Going through the data below, please show each line containing the string "mean".

=======

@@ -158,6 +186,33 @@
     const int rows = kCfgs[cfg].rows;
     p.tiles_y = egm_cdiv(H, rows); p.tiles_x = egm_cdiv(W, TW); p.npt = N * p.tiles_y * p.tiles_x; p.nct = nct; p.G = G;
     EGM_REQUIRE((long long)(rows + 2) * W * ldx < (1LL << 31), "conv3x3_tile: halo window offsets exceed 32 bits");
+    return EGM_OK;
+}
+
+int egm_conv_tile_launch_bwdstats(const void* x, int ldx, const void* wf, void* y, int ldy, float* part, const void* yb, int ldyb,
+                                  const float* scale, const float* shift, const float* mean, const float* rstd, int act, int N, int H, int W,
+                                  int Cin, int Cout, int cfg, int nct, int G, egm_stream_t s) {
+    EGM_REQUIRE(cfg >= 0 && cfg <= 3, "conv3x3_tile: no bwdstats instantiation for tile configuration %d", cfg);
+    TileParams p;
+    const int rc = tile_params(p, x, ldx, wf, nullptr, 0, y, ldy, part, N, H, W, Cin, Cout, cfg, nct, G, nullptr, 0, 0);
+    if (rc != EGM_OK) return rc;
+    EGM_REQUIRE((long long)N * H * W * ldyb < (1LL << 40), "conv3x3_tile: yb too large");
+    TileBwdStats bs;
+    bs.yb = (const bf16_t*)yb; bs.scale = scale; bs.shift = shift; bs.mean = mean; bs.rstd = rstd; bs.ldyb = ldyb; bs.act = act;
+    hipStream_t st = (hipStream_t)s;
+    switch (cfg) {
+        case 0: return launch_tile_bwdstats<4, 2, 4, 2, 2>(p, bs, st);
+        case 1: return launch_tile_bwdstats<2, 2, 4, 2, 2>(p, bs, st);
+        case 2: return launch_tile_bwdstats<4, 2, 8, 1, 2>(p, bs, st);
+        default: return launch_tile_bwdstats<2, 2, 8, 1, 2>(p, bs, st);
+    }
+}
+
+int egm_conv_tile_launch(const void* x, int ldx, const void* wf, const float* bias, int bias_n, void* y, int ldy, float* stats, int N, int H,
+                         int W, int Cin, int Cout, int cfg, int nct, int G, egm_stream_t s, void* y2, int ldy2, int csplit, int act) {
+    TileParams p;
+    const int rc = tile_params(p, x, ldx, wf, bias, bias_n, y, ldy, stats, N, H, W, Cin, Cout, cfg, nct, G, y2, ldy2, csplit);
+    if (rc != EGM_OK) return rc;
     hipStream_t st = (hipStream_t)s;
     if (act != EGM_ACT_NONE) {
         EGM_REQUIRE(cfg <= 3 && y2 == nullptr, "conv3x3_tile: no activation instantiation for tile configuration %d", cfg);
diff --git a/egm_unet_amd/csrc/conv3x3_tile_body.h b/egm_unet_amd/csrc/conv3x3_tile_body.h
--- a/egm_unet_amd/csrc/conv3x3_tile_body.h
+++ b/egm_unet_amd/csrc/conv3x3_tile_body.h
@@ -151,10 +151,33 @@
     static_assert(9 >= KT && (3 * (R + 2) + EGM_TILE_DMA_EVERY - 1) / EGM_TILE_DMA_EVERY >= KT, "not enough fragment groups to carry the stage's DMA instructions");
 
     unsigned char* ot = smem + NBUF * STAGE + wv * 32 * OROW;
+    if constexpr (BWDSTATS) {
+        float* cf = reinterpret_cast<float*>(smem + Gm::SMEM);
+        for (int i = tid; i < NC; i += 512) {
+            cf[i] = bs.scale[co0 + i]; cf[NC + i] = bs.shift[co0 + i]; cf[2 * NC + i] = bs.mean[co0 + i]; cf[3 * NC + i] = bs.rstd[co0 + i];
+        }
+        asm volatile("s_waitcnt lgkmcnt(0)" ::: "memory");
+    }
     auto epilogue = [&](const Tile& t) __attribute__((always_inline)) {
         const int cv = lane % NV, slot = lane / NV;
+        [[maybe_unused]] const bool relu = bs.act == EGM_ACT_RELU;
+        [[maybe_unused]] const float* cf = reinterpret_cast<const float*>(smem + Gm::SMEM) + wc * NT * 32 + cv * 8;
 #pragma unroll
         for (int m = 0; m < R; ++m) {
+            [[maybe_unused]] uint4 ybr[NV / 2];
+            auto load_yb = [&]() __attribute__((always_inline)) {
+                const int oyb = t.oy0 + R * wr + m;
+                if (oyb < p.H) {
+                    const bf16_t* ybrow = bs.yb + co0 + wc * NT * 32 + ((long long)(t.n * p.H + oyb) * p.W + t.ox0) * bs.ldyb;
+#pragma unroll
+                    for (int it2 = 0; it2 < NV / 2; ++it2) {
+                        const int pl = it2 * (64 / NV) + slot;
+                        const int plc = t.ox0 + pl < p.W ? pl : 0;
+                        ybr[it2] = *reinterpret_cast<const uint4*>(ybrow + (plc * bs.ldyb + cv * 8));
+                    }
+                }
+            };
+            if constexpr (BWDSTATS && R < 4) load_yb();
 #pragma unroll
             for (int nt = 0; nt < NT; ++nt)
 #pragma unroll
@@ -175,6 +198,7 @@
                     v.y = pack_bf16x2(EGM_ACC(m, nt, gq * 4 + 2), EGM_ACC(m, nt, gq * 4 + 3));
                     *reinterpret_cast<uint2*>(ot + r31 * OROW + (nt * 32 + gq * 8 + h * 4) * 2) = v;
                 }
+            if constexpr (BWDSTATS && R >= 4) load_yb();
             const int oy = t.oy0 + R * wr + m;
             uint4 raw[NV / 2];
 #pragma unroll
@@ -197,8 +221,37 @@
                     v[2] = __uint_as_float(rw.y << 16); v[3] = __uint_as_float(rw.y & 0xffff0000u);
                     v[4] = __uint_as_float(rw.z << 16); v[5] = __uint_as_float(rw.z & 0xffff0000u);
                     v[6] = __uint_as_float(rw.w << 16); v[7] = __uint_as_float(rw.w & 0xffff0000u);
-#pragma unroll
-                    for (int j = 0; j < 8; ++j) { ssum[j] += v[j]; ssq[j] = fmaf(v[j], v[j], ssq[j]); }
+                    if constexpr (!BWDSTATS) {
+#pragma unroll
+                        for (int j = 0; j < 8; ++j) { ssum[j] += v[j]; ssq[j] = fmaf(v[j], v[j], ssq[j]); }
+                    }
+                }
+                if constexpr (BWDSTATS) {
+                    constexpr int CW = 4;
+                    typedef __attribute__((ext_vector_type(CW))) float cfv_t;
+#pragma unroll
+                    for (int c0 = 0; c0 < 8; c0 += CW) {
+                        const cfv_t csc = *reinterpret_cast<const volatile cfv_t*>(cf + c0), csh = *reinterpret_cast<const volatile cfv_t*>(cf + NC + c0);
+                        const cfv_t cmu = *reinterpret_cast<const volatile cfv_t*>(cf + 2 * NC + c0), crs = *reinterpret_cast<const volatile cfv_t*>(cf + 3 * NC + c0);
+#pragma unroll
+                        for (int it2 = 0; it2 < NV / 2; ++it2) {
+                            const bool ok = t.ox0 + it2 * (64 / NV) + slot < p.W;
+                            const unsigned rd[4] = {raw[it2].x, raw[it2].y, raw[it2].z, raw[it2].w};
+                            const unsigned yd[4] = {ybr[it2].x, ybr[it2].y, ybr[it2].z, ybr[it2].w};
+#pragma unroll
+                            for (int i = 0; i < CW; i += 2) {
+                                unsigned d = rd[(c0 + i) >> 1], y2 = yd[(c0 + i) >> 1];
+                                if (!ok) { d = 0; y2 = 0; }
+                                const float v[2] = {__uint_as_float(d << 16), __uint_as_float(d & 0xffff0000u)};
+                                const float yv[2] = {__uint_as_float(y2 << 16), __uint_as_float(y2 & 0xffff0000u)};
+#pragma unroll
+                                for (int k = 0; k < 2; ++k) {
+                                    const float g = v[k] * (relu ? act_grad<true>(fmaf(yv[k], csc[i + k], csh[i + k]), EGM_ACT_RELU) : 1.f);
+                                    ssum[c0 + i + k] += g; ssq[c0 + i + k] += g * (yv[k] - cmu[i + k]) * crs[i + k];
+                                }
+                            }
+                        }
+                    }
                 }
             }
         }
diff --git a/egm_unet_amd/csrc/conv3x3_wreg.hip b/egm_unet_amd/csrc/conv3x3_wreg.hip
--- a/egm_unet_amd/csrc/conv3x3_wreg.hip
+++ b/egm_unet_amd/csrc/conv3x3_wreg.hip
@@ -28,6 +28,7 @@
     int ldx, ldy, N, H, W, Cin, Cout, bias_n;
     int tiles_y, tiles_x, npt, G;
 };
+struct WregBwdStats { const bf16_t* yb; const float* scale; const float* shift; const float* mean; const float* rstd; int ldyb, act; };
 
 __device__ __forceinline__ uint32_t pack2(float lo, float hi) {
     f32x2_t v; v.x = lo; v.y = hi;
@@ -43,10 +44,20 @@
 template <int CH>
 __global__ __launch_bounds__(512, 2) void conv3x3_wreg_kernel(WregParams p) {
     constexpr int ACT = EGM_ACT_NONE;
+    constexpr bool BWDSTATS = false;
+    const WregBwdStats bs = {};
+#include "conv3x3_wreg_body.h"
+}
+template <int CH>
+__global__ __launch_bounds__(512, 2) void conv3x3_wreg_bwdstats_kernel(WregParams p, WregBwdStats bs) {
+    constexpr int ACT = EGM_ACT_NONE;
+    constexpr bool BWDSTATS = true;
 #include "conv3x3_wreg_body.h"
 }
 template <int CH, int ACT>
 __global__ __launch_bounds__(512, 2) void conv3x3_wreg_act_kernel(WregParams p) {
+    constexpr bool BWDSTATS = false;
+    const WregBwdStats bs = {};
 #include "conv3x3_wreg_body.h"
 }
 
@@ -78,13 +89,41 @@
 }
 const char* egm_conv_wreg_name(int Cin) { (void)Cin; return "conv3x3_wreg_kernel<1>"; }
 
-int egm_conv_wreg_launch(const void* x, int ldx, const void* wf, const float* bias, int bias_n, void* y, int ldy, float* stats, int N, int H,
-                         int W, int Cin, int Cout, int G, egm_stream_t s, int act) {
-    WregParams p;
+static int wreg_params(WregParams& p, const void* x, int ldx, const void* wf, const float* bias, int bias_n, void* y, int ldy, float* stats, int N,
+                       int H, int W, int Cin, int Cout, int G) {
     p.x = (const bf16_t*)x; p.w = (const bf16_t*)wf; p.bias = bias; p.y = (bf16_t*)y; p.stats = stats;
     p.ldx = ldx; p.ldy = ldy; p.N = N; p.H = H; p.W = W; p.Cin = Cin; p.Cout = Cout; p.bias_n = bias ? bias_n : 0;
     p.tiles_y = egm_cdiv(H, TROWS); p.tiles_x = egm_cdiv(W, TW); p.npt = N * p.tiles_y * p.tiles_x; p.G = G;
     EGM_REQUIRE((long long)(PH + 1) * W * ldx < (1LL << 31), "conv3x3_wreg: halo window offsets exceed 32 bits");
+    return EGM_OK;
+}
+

=======

▸ FINAL ANSWER
+                                  const float* scale, const float* shift, const float* mean, const float* rstd, int act, int N, int H, int W,
+    bs.yb = (const bf16_t*)yb; bs.scale = scale; bs.shift = shift; bs.mean = mean; bs.rstd = rstd; bs.ldyb = ldyb; bs.act = act;
+            cf[i] = bs.scale[co0 + i]; cf[NC + i] = bs.shift[co0 + i]; cf[2 * NC + i] = bs.mean[co0 + i]; cf[3 * NC + i] = bs.rstd[co0 + i];
+struct WregBwdStats { const bf16_t* yb; const float* scale; const float* shift; const float* mean; const float* rstd; int ldyb, act; };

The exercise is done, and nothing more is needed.